* [Exercise instructions] Every record that follows should be written out again without any change.

* [Record set]
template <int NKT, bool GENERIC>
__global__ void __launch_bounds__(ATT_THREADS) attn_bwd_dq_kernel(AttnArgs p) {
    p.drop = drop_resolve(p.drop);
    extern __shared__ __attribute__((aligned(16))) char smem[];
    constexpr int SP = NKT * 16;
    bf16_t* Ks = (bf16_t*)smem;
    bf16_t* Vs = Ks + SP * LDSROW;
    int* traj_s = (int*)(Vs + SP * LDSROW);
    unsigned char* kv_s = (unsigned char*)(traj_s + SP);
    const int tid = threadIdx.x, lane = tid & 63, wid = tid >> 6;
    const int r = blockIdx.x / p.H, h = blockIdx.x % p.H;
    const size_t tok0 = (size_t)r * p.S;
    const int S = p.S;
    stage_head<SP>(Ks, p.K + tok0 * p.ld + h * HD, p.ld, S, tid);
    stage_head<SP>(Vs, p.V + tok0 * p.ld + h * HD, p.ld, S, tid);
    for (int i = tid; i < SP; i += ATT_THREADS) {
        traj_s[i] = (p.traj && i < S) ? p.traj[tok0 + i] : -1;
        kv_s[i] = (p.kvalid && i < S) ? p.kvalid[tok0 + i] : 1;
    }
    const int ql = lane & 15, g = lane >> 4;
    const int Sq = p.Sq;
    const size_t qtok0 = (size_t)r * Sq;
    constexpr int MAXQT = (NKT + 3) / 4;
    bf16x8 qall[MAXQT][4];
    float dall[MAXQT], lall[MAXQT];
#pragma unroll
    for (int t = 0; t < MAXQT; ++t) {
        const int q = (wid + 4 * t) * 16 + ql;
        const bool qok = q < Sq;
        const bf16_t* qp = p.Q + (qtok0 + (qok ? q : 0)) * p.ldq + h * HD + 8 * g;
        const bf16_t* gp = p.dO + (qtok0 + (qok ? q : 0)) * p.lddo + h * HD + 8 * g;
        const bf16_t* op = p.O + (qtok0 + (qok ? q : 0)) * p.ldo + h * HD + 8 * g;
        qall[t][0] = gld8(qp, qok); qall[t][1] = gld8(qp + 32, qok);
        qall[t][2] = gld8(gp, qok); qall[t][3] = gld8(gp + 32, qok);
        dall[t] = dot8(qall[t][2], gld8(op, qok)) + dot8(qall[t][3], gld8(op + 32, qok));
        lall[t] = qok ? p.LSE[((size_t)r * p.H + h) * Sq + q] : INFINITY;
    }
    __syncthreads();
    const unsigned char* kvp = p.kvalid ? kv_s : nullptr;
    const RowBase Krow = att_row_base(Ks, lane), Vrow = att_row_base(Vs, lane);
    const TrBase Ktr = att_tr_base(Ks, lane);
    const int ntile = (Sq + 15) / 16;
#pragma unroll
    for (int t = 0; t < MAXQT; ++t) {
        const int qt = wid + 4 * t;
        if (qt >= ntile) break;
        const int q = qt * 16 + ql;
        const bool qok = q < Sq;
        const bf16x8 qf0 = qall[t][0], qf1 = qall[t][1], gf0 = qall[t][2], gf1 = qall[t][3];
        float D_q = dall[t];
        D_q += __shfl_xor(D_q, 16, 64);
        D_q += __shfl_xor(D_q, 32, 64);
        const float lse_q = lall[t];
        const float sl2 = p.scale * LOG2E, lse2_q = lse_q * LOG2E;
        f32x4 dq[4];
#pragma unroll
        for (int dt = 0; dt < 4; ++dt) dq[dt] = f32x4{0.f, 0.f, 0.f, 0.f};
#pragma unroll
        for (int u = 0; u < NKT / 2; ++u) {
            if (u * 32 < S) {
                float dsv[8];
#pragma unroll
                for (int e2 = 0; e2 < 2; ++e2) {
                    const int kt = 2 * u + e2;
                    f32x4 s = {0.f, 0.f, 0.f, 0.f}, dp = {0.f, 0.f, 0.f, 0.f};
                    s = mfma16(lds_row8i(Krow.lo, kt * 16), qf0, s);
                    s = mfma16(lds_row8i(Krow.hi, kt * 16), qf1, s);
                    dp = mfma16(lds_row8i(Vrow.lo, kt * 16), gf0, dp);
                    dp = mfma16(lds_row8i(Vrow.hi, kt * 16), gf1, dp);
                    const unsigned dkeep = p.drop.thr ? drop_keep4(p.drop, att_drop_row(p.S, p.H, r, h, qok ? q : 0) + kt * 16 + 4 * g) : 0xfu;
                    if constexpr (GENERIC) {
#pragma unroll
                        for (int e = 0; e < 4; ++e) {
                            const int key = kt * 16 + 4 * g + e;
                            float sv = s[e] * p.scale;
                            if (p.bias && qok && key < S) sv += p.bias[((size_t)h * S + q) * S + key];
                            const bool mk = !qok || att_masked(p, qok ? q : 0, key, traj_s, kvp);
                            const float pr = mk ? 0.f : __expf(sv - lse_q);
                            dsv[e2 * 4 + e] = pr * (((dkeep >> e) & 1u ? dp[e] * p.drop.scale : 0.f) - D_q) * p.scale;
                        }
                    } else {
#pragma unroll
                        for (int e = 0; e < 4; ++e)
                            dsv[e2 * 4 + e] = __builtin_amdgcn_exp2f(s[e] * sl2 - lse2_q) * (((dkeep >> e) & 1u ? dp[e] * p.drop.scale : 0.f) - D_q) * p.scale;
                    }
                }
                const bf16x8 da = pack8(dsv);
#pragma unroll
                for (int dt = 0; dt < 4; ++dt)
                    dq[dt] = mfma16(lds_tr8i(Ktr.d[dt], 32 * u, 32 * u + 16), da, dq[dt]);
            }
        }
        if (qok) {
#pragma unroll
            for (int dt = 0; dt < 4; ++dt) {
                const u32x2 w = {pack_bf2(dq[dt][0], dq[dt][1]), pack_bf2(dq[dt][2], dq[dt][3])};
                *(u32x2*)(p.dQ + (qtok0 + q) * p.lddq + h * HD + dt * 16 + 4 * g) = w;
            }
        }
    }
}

* [Written answer]
template <int NKT, bool GENERIC>
__global__ void __launch_bounds__(ATT_THREADS) attn_bwd_dq_kernel(AttnArgs p) {
    p.drop = drop_resolve(p.drop);
    extern __shared__ __attribute__((aligned(16))) char smem[];
    constexpr int SP = NKT * 16;
    bf16_t* Ks = (bf16_t*)smem;
    bf16_t* Vs = Ks + SP * LDSROW;
    int* traj_s = (int*)(Vs + SP * LDSROW);
    unsigned char* kv_s = (unsigned char*)(traj_s + SP);
    const int tid = threadIdx.x, lane = tid & 63, wid = tid >> 6;
    const int r = blockIdx.x / p.H, h = blockIdx.x % p.H;
    const size_t tok0 = (size_t)r * p.S;
    const int S = p.S;
    stage_head<SP>(Ks, p.K + tok0 * p.ld + h * HD, p.ld, S, tid);
    stage_head<SP>(Vs, p.V + tok0 * p.ld + h * HD, p.ld, S, tid);
    for (int i = tid; i < SP; i += ATT_THREADS) {
        traj_s[i] = (p.traj && i < S) ? p.traj[tok0 + i] : -1;
        kv_s[i] = (p.kvalid && i < S) ? p.kvalid[tok0 + i] : 1;
    }
    const int ql = lane & 15, g = lane >> 4;
    const int Sq = p.Sq;
    const size_t qtok0 = (size_t)r * Sq;
    constexpr int MAXQT = (NKT + 3) / 4;
    bf16x8 qall[MAXQT][4];
    float dall[MAXQT], lall[MAXQT];
#pragma unroll
    for (int t = 0; t < MAXQT; ++t) {
        const int q = (wid + 4 * t) * 16 + ql;
        const bool qok = q < Sq;
        const bf16_t* qp = p.Q + (qtok0 + (qok ? q : 0)) * p.ldq + h * HD + 8 * g;
        const bf16_t* gp = p.dO + (qtok0 + (qok ? q : 0)) * p.lddo + h * HD + 8 * g;
        const bf16_t* op = p.O + (qtok0 + (qok ? q : 0)) * p.ldo + h * HD + 8 * g;
        qall[t][0] = gld8(qp, qok); qall[t][1] = gld8(qp + 32, qok);
        qall[t][2] = gld8(gp, qok); qall[t][3] = gld8(gp + 32, qok);
        dall[t] = dot8(qall[t][2], gld8(op, qok)) + dot8(qall[t][3], gld8(op + 32, qok));
        lall[t] = qok ? p.LSE[((size_t)r * p.H + h) * Sq + q] : INFINITY;
    }
    __syncthreads();
    const unsigned char* kvp = p.kvalid ? kv_s : nullptr;
    const RowBase Krow = att_row_base(Ks, lane), Vrow = att_row_base(Vs, lane);
    const TrBase Ktr = att_tr_base(Ks, lane);
    const int ntile = (Sq + 15) / 16;
#pragma unroll
    for (int t = 0; t < MAXQT; ++t) {
        const int qt = wid + 4 * t;
        if (qt >= ntile) break;
        const int q = qt * 16 + ql;
        const bool qok = q < Sq;
        const bf16x8 qf0 = qall[t][0], qf1 = qall[t][1], gf0 = qall[t][2], gf1 = qall[t][3];
        float D_q = dall[t];
        D_q += __shfl_xor(D_q, 16, 64);
        D_q += __shfl_xor(D_q, 32, 64);
        const float lse_q = lall[t];
        const float sl2 = p.scale * LOG2E, lse2_q = lse_q * LOG2E;
        f32x4 dq[4];
#pragma unroll
        for (int dt = 0; dt < 4; ++dt) dq[dt] = f32x4{0.f, 0.f, 0.f, 0.f};
#pragma unroll
        for (int u = 0; u < NKT / 2; ++u) {
            if (u * 32 < S) {
                float dsv[8];
#pragma unroll
                for (int e2 = 0; e2 < 2; ++e2) {
                    const int kt = 2 * u + e2;
                    f32x4 s = {0.f, 0.f, 0.f, 0.f}, dp = {0.f, 0.f, 0.f, 0.f};
                    s = mfma16(lds_row8i(Krow.lo, kt * 16), qf0, s);
                    s = mfma16(lds_row8i(Krow.hi, kt * 16), qf1, s);
                    dp = mfma16(lds_row8i(Vrow.lo, kt * 16), gf0, dp);
                    dp = mfma16(lds_row8i(Vrow.hi, kt * 16), gf1, dp);
                    const unsigned dkeep = p.drop.thr ? drop_keep4(p.drop, att_drop_row(p.S, p.H, r, h, qok ? q : 0) + kt * 16 + 4 * g) : 0xfu;
                    if constexpr (GENERIC) {
#pragma unroll
                        for (int e = 0; e < 4; ++e) {
                            const int key = kt * 16 + 4 * g + e;
                            float sv = s[e] * p.scale;
                            if (p.bias && qok && key < S) sv += p.bias[((size_t)h * S + q) * S + key];
                            const bool mk = !qok || att_masked(p, qok ? q : 0, key, traj_s, kvp);
                            const float pr = mk ? 0.f : __expf(sv - lse_q);
                            dsv[e2 * 4 + e] = pr * (((dkeep >> e) & 1u ? dp[e] * p.drop.scale : 0.f) - D_q) * p.scale;
                        }
                    } else {
#pragma unroll
                        for (int e = 0; e < 4; ++e)
                            dsv[e2 * 4 + e] = __builtin_amdgcn_exp2f(s[e] * sl2 - lse2_q) * (((dkeep >> e) & 1u ? dp[e] * p.drop.scale : 0.f) - D_q) * p.scale;
                    }
                }
                const bf16x8 da = pack8(dsv);
#pragma unroll
                for (int dt = 0; dt < 4; ++dt)
                    dq[dt] = mfma16(lds_tr8i(Ktr.d[dt], 32 * u, 32 * u + 16), da, dq[dt]);
            }
        }
        if (qok) {
#pragma unroll
            for (int dt = 0; dt < 4; ++dt) {
                const u32x2 w = {pack_bf2(dq[dt][0], dq[dt][1]), pack_bf2(dq[dt][2], dq[dt][3])};
                *(u32x2*)(p.dQ + (qtok0 + q) * p.lddq + h * HD + dt * 16 + 4 * g) = w;
            }
        }
    }
}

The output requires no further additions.